Assessing Officer cannot re-open a case u/s 148 merely on the basis of an Information; ITAT Delhi [Read Order]

ITAT

The Income Tax Appellate Tribunal, New Delhi in a recent case held that an assessment u/s 148 of the Income Tax Act, 1962 cannot be initiated against the assessee merely on the basis of information. The Assessing Officer, should also have a “reason to believe” that proceedings under the said section is sustainable against the assessee.

In the instant case, proceedings under section 147/148 was initiated against the assessee on the basis of information from the Investigation Wing, New Delhi that assessee is one of the beneficiaries of the bogus accommodation entries amounting to Rs.75,00,000/-.

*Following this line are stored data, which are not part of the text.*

__device__ __forceinline__ int4 masked_i4(int4 v, bool ok) {
  int4 z{0, 0, 0, 0};
  return ok ? v : z;
}

template <int BKT, int BMX = BM, int BNX = BN, bool FAST = true>
__global__ __launch_bounds__(NTHREADS)
void conv2d_fwd_kernel(const bf16_t* __restrict__ x,
                       const bf16_t* __restrict__ w,
                       bf16_t* __restrict__ y, float* __restrict__ ws,
                       ConvGeom g, int M, int CRS, int nk, int fast_a,
                       int ksplit) {
  constexpr int NQ = BKT / 32;
  constexpr int LPX = BKT + 8;
  constexpr int NR = BMX / 128;
  constexpr int MR = BMX / 32;
  constexpr int NRC = BNX / 32;
  __shared__ bf16_t lds[2 * BMX * LPX + 2 * BNX * LPX];
// ... 794 lines not shown
  bf16_t* dst = &col[(long)m * CRSpad + rs * g.C];
  for (int c = 0; c < g.C; ++c) dst[c] = src[c];
}

__global__ __launch_bounds__(NTHREADS)
void fill_mtable_kernel(int* __restrict__ mt, int M, int HoWo, int Wo,
                        int stride) {
  int m = blockIdx.x * NTHREADS + threadIdx.x;
  if (m >= M) return;
  int n = m / HoWo;
  int rem = m - n * HoWo;
  int ho = rem / Wo;
  int wo = rem - ho * Wo;
  mt[m] = (n << 20) | ((ho * stride) << 10) | (wo * stride);
}



#define V2BK 64
#define V2_A_ELEMS (BM * V2BK)
#define V2_B_ELEMS (4 * V2BK * 16)
#define V2_BUF (V2_A_ELEMS + V2_B_ELEMS)

template <int BNX2 = BN>
__global__ __launch_bounds__(NTHREADS)
void conv2d_fwd_v2_kernel(const bf16_t* __restrict__ x,
                          const bf16_t* __restrict__ w,
                          bf16_t* __restrict__ y, float* __restrict__ ws,
                          const bf16_t* __restrict__ zpage, ConvGeom g,
                          int M, int CRS, int nk, int ksplit,
                          float* __restrict__ bn_parts) {
  constexpr int NGRP = BNX2 / 16;
  constexpr int NRC = BNX2 / 32;
  constexpr int BEL = NGRP * V2BK * 16;
  constexpr int BUFE = V2_A_ELEMS + BEL;
  __shared__ bf16_t lds[2 * BUFE];
  const int m0 = blockIdx.x * BM;
  const int n0 = blockIdx.y * BNX2;
  const int t = threadIdx.x;
  const int wv = t >> 6, lane = t & 63;
  const int wr = wv >> 1, wc = wv & 1;
  const int steps = (nk + ksplit - 1) / ksplit;
  const int kt0 = blockIdx.z * steps;
  const int kt1 = min(kt0 + steps, nk);
  const int nsteps = kt1 - kt0;

  int achunk[4], ar[4], as_[4], ac[4];
  bool mok[4];
  int an[4], ahb[4], awb[4];
#pragma unroll
  for (int i = 0; i < 4; ++i) {
    int row = wv * 32 + i * 8 + (lane >> 3);
    achunk[i] = (lane & 7) ^ (row & 7);
    int m = m0 + row;
// ... 90 lines not shown
    for (int q = 0; q < 2; ++q) {
      const int kb = fq * 8 + q * 32;
#pragma unroll
      for (int mr = 0; mr < 4; ++mr) {
        int row = wr * 64 + mr * 16 + fh;
        int kcol = kb ^ ((row & 7) << 3);
        bf16x8 afr = *(const bf16x8*)&As[row * V2BK + kcol];
        if (q == 0 && mr == 0) {
          asm volatile("s_waitcnt lgkmcnt(0)" ::: "memory");
          __builtin_amdgcn_sched_barrier(0);
          __builtin_amdgcn_s_setprio(1);
        }
#pragma unroll
        for (int nr = 0; nr < NRC; ++nr)
          acc[mr][nr] = __builtin_amdgcn_mfma_f32_16x16x32_bf16(
              afr, bfr[q][nr], acc[mr][nr], 0, 0, 0);
      }
    }
    __builtin_amdgcn_s_setprio(0);
    asm volatile("s_waitcnt vmcnt(0)" ::: "memory");
    __builtin_amdgcn_s_barrier();
  }
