# jjhbw/GoMILP

Measured on AMD Instinct MI355X. Metric: simplex pivots/sec on 2048x4096 fp64 dense LP, higher is better.
Workload: dtype f64

## Files before the change

gomilp_amd/csrc/c_api.cpp:

```cpp
#include <math.h>
#include <stdint.h>
#include <stdio.h>
#include <stdlib.h>
#include <string.h>

#include <atomic>
#include <chrono>
#include <condition_variable>
#include <deque>
#include <functional>
#include <map>
#include <memory>
#include <mutex>
#include <string>
#include <thread>
#include <vector>

#include "engine.hpp"
#include "engine_batch.hpp"
#include "engine_batch_revised.hpp"
#include "lu_host.h"

using gomilp::BatchEngine;
using gomilp::Engine;
// ... 625 lines not shown

extern "C" {

int gomilp_frontier_solve_roots(gomilp_pool *pool, int64_t count, const int32_t *root_of, const int64_t *koff, const int32_t *var,
                                const double *sign, const double *rhs, double tol, double *z_out, double *x_out, int64_t ldx,
                                int32_t *status_out, int32_t *has_x_out, gomilp_frontier_stats *stats) {
    return frontier_solve_impl(pool, count, root_of, koff, var, sign, rhs, tol, z_out, x_out, ldx, status_out, has_x_out, stats, nullptr);
}

int gomilp_frontier_solve_warm(gomilp_pool *pool, int64_t count, const int64_t *koff, const int32_t *var, const double *sign,
                               const double *rhs, const int64_t *parent, const int64_t *tag, const int32_t *keep, int32_t dual_budget,
                               double tol, double *z_out, double *x_out, int32_t *status_out, int32_t *has_x_out,
                               gomilp_frontier_stats *stats) {
    if (!pool) return GOMILP_ERR_BAD_SHAPE;
    WarmArgs wa{parent, tag, keep, dual_budget};
    return frontier_solve_impl(pool, count, nullptr, koff, var, sign, rhs, tol, z_out, x_out, pool->n0, status_out, has_x_out, stats, &wa);
}

int gomilp_pool_release_warm(gomilp_pool *pool, int64_t tag) {
    if (!pool) return GOMILP_ERR_BAD_SHAPE;
    std::lock_guard<std::mutex> g(pool->call_mu);
    if (tag < 0) pool->warm.clear(); else pool->warm.release(tag);
    return GOMILP_OK;
}

int gomilp_frontier_solve(gomilp_pool *pool, int64_t count, const int64_t *koff, const int32_t *var, const double *sign,
                          const double *rhs, double tol, double *z_out, double *x_out, int32_t *status_out,
                          int32_t *has_x_out, gomilp_frontier_stats *stats) {
    if (!pool) return GOMILP_ERR_BAD_SHAPE;
    return gomilp_frontier_solve_roots(pool, count, nullptr, koff, var, sign, rhs, tol, z_out, x_out, pool->n0, status_out, has_x_out, stats);
}

int gomilp_pool_solve_root(gomilp_pool *pool, double tol, double *opt_f, double *opt_x, int32_t *has_x, gomilp_lp_stats *stats) {
    if (!pool || pool->root[0] < 0) return GOMILP_ERR_BAD_SHAPE;
    std::lock_guard<std::mutex> g(pool->call_mu);
    return pool->eng[0]->solve(pool->root[0], tol, nullptr, opt_f, opt_x, has_x, nullptr, stats);
}

int gomilp_pool_add_root(gomilp_pool *pool, const double *c, const double *A, int64_t lda, const double *b, int64_t m, int64_t n) {
    if (!pool) return -GOMILP_ERR_BAD_SHAPE;
    std::lock_guard<std::mutex> g(pool->call_mu);
    if (pool->root[0] < 0) return -GOMILP_ERR_BAD_SHAPE;
    const int64_t id = pool->eng[0]->upload(c, A, lda, b, m, n);
    if (id < 0) return (int)id;
    std::unique_ptr<Engine::RootView> v(new Engine::RootView);
    if (!pool->eng[0]->root_view(id, v.get())) return -GOMILP_ERR_DEVICE;
    if (!v->unit_basis && v->verify_status == GOMILP_OK) pool->eng[0]->root_general(id, v.get());
    pool->extra_root.push_back(id);
    pool->extra_view.push_back(std::move(v));
    return (int)pool->extra_root.size();
}

int64_t gomilp_debug_find_independent(const double *A, int64_t lda, int64_t m, int64_t n, int64_t *idx_out, int fast) {
    if (!A || !idx_out || m <= 0 || n <= 0 || lda < n || m > 4096 || n > (1 << 20)) return -GOMILP_ERR_BAD_SHAPE;
    std::vector<double> a((size_t)m * n);
    for (int64_t i = 0; i < m; i++) for (int64_t j = 0; j < n; j++) a[(size_t)i * n + j] = A[i * lda + j];
    std::vector<int32_t> idx;
    if (fast) gomilp::general_find_linearly_independent(a, (int)m, (int)n, idx);
    else gomilp::general_find_linearly_independent_slow(a, (int)m, (int)n, idx);
    for (size_t k = 0; k < idx.size(); k++) idx_out[k] = idx[k];
    return (int64_t)idx.size();
}

double gomilp_debug_cond_estimate(const double *B, int64_t n, int inf) {
    if (!B || n <= 0 || n > 4096) return -1.0;
    std::vector<double> b((size_t)n * n), inv;
    for (int64_t i = 0; i < n * n; i++) b[(size_t)i] = B[i];
    if (!gomilp::general_invert(b, (int)n, inv)) return -1.0;
    double norm = 0;
    if (!inf) { for (int64_t j = 0; j < n; j++) { double s2 = 0; for (int64_t i = 0; i < n; i++) s2 += fabs(b[(size_t)(i * n + j)]); norm = std::max(norm, s2); } }
    else { for (int64_t i = 0; i < n; i++) { double s2 = 0; for (int64_t j = 0; j < n; j++) s2 += fabs(b[(size_t)(i * n + j)]); norm = std::max(norm, s2); } }
    return norm * gomilp::inverse_norm1_estimate(inv, (int)n, inf != 0);
}

int gomilp_debug_gonum_lu_cond(const double *M, int64_t n, int transposed, double *cond) {
    if (!M || !cond || n < 1 || n > gomilp::kGonumCondMax) return -1;
    bool dz = false;
    if (!gomilp::gonum_lu_cond(M, (int)n, (int)n, transposed != 0, cond, &dz)) return -1;
    return dz ? 1 : 0;
}

int gomilp_debug_lu_host_solve(int64_t m, int64_t nd, const int32_t *dl, const int32_t *phys, const double *diag, const double *W, int coupled,
                               const double *rhs, double *x) {
    if (m < 1 || m > 16384 || nd < 0 || nd > m || !phys || !diag || !rhs || !x || (nd > 0 && (!dl || !W))) return -1;
    const int64_t nx = coupled ? nd : m;
    for (int64_t i = 0; i < nx; i++) x[i] = 0.0;
    if (gomilp::lu_det_is_zero(diag, phys, (int)m)) return 1;
    if (coupled) {
        std::vector<double> xdl((size_t)nd);
        gomilp::lu_host_solve_coupled((int)nd, dl, phys, diag, W, rhs, xdl.data(), x);
    } else gomilp::lu_host_solve((int)m, (int)nd, dl, phys, diag, W, rhs, x);
    return 0;
}

int64_t gomilp_debug_find_independent_device(gomilp_ctx *ctx, int64_t problem, int64_t *idx_out, int64_t cap) {
    if (!ctx || !idx_out) return -GOMILP_ERR_BAD_SHAPE;
    std::vector<int32_t> idx;
    const int rc = ctx->eng->debug_find_independent(problem, idx);
    if (rc != GOMILP_OK && rc != GOMILP_ERR_SINGULAR) return -rc;
    for (size_t k = 0; k < idx.size() && (int64_t)k < cap; k++) idx_out[k] = idx[k];
    return (int64_t)idx.size();
}

long long gomilp_debug_loop_rep_launches(void) { return gomilp::bt_loop_rep_launches(); }
#ifdef GOMILP_DEBUG
void gomilp_debug_luc_stamps(unsigned long long *out) { gomilp::luc_stamps_read(out); }
void gomilp_debug_lux_stamps(unsigned long long *out) { gomilp::lux_stamps_read(out); }
void gomilp_debug_res_stamps(unsigned long long *out) { gomilp::res_stamps_read(out); }
#endif

int64_t gomilp_lp_last_trace(gomilp_ctx *ctx, gomilp_pivot *out, int64_t cap) {
    if (!ctx) return -1;
    return ctx->eng->last_trace(out, cap);
}

namespace {
constexpr int kFlatMaxCtx = 32;
struct FlatPool {
    std::mutex mu;
    std::condition_variable cv;
    std::vector<gomilp_ctx *> free_list;
    int created = 0;
};
FlatPool &flat_pool(int dev) {
    static std::mutex mu;
    static std::map<int, FlatPool *> pools;
    std::lock_guard<std::mutex> g(mu);
    auto it = pools.find(dev);
    if (it == pools.end()) it = pools.emplace(dev, new FlatPool).first;
    return *it->second;
}
}

int gomilp_lp_simplex(const double *c, const double *A, int64_t lda, const double *b, int64_t m, int64_t n, double tol,
                      const int64_t *initial_basic, double *opt_f, double *opt_x, int32_t *has_x, int64_t *basis_out,
                      gomilp_lp_stats *stats) {
    if (has_x) *has_x = 0;
    if (opt_f) *opt_f = NAN;
    if (!c || !A || !b || !opt_f || !opt_x || !has_x || m <= 0 || n <= 0 || lda < n) return GOMILP_ERR_BAD_SHAPE;
    int dev = 0;
    if (gomilp::device_count() <= 0 || hipGetDevice(&dev) != hipSuccess) return GOMILP_ERR_DEVICE;
    FlatPool &fp = flat_pool(dev);
    gomilp_ctx *ctx = nullptr;
    {
        std::unique_lock<std::mutex> lk(fp.mu);
        for (;;) {
            if (!fp.free_list.empty()) { ctx = fp.free_list.back(); fp.free_list.pop_back(); break; }
            if (fp.created < kFlatMaxCtx) { fp.created++; break; }
            fp.cv.wait(lk);
        }
    }
    if (!ctx) {
        int st = 0;
        ctx = gomilp_ctx_create(dev, &st);
        if (!ctx) {
            { std::lock_guard<std::mutex> lk(fp.mu); fp.created--; }
            fp.cv.notify_one();
            return st;
        }
    }
    int rc;
    int64_t id = ctx->eng->upload(c, A, lda, b, m, n, true);
    if (id < 0) rc = (int)-id;
    else {
        rc = gomilp_lp_solve_resident(ctx, id, tol, initial_basic, opt_f, opt_x, has_x, basis_out, stats);
        gomilp_lp_free(ctx, id);
    }
    { std::lock_guard<std::mutex> lk(fp.mu); fp.free_list.push_back(ctx); }
    fp.cv.notify_one();
    return rc;
}

}
```

gomilp_amd/csrc/device_types.h:

```cpp
#pragma once
#include <stdint.h>
#include <stdlib.h>

#ifdef GOMILP_DEBUG
#define GOMILP_DBG_ENV(name) getenv(name)
#else
#define GOMILP_DBG_ENV(name) (static_cast<const char *>(nullptr))
#endif

namespace gomilp {

enum : int32_t {
    ST_RUNNING = 0,
    ST_OPTIMAL = 1,
    ST_UNBOUNDED = 2,
    ST_NEED_BLAND = 3,
    ST_MAX_PIVOTS = 4,
    ST_LU_SINGULAR = 5,
    ST_BLAND_FAILED = 6,
    ST_FORCED_DONE = 7,
    ST_XCHG_TIMEOUT = 9,
    ST_DUAL_INFEASIBLE = 11,
    ST_NEED_EXACT = 10
};
// ... 128 lines not shown
    BS_HOST = 5,
    BS_DUAL_START = 7,
    BS_DUAL = 8,
    BS_COLD = 9
};

struct BatchLP {
    BTArgs bt;
    const double *At0;
    const double *c0, *b0;
    const int32_t *rho0;
    const int32_t *var;
    const double *sign, *rhs;
    int32_t ld0, m0, n0, K;
    int32_t m, n;
    int32_t ldu, cap_ldt;
    double *T[2];
    double *R, *xb, *U, *V, *scratch, *art;
    int32_t *basic, *nonbasic, *srcpos;
    DevState *st;
    const double *gT0;
    const double *gxb0;
    const int32_t *gbasic0, *gnonbasic0;
    const int32_t *gposvar0;
    int32_t gldt, gen;
    const double *wT, *wxb;
    const int32_t *wbasic, *wnonbasic, *wposvar;
    int32_t warm, wm;
    int32_t dual_budget, art_pos;
    int64_t pivd;
    const double *A0r;
    int32_t lda0r, virt, virt_t0, pad2;
    double tol_user;
    int32_t stage;
    int32_t tcur;
    int32_t do_permute, do_r, r_phase;
    int32_t perm_ld_in, perm_nn_out;
    int32_t kblock;
    int32_t status;
    int32_t wrapped;
    int32_t phase1_used, pad0;
    int64_t piv1, piv2, bland;
};

struct BatchOut {
    int32_t stage, status, wrapped, phase1_used;
    int64_t piv1, piv2, bland, pivd;
    int32_t tcur, pad;
};

struct GsState {
    int32_t k;
    int32_t accept;
    int32_t kacc;
    int32_t done;
    int32_t stop_col;
    int32_t scanned;
    double nR, nRinv;
    double vv;
    double beta_last;
};

struct GsBlock {
    int32_t nacc;
    int32_t k0;
    int32_t pad0, pad1;
    double vv[16];
};

struct LUCtl {
    int32_t k_next;
    int32_t k0, k1;
    int32_t nsteps;
    int32_t ndrop;
    int32_t rounds;
    int32_t nnext;
    int32_t ksync;
    int32_t steps[32];
    int32_t prow[32];
    int32_t dropcol[32], dropin[32], dropout[32];
    int32_t next[32];
    uint32_t cnt_x, cnt_u, cnt_s;
    int32_t fault;
};

struct LUArgs {
    double *W;
    int32_t ldw, m;
    int32_t *lpos;
    int32_t *rowstep;
    unsigned long long *pk[2];
    unsigned int *pl[2];
    unsigned int *pr[2];
    DevState *st;
    const int32_t *unit_row;
    int32_t *dense_flag;
    LUCtl *ctl;
    double *Lp, *Up;
    int32_t slots, look;
    const LUCtl *ctl_prev;
    const double *Lp_prev, *Up_prev;
    int32_t *rowsnap;
    const int32_t *rowsnap_prev;
    LUCtl *ctl_base;
    int32_t round, pad3;
};

}
```

gomilp_amd/csrc/engine.cpp:

```cpp
#include "engine_work.hpp"

#include <condition_variable>
#include <atomic>

namespace gomilp {

int device_count() {
    int n = 0;
    if (hipGetDeviceCount(&n) != hipSuccess) return 0;
    return n;
}

const char *compiled_arch() { return "gfx950"; }

Engine::Engine(int device) : device_(device), w_(new Work) {}

Engine::~Engine() {
    hipSetDevice(device_);
    if (up_dA_) hipFree(up_dA_);
    if (up_stats_) hipFree(up_stats_);
    for (auto *vec : {&problems_, &child_pool_, &root_pool_})
        for (auto &p : *vec) {
            if (!p) continue;
            hipFree(p->dAt); hipFree(p->db);
            if (!p->is_child) {
                hipFree(p->dc); hipFree(p->dc1);
                if (p->dvar) hipFree(p->dvar);
                if (p->dsign) hipFree(p->dsign);
            }
        }
    for (auto &kv : kept_) if (kv.second.d) hipFree(kv.second.d);
    for (auto &b : keep_pool_) hipFree(b.first);
    w_->release_all();
    if (stream_) hipStreamDestroy(stream_);
}
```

In response to the notice issued u/s 148 of the Act, assessee has neither field any return of income nor opted to treat his return filed u/s 139(1) as reply to the notice. AO in the reasons recorded stated that there was some clerical mistake as certain single transactions were appearing in multiple resulting in working of the escaped income to the extent of Rs.75,00,000/- which stands corrected for the purpose of completion of the proceedings.

Bank statements of the assessee revealed that that there are credit entries of approximately equivalent amount in cash or transferred prior to clearance of cheques issued to the assessee company and in none of the accounts, there was sufficient balance on any day but the cheques have been honouredby way of cash deposit or transfer entry. There were regular cash deposits or transfer entries of equivalent amount before the clearance of cheques issued by them which is not possible in a natural course of business to have debit or credit transactions in lakhs of rupees on daily basis. These transactions are carried out by the entry operator only. The onus lies on the Director of the private limited companies from where funds were arranged to prove the identity, genuineness and creditworthiness of the funds of such provider u/s 68 of the Act. Assessee has failed to produce such persons for cross-examination nor furnished any document. It is established by Investigation Wing that the parties with whom the assessee had transactions operate through paper companies and have no real identity. So, the amount of Rs.22,00,000/- received by the assessee from the entry operators is treated as assessee’sincome from undisclosed sources and consequently, AO made an addition of Rs.22,00,000/- to the total income of the assessee.

The CIT(A), on first appeal preferred by the assessee, sustained the impugned order and therefore, the assessee approached the appellate Tribunal for relief.

The Tribunal observed that it is settled principle of law that the AO is required to reach at an independent conclusion by applying his own mind that he has reason to believe that the income of the assessee has escaped assessment to assume the jurisdiction for reopening of the assessment u/s 147 / 148 of the Act.

The Appellate Tribunal, following a catena of decisions of the apex courts, held that the AO has merely acted in mechanical manner on receipt of information from Addl. Director of Income-tax(Inv.), Unit-1, New Delhi that he has reason to believe that income of Rs.22,00,000/- has escaped assessment for the year 2004-05 due to failure on the part of the assessee to disclose fully and truly all material facts necessary for assessment. Further, it was observed that forming an opinion merely on the basis of information supplied to the AO by Addl. Director of Income-tax (Inv.), Unit-1, New Delhi that Deepak Gupta has provided accommodation entries to the assessee to the tune of Rs.22,00,000/- does not amount to satisfaction of the AO to reopen the case u/s 147 of the Act. On this basis, the Tribunal allowed the appeal filed by the assessee and quashed the impugned order.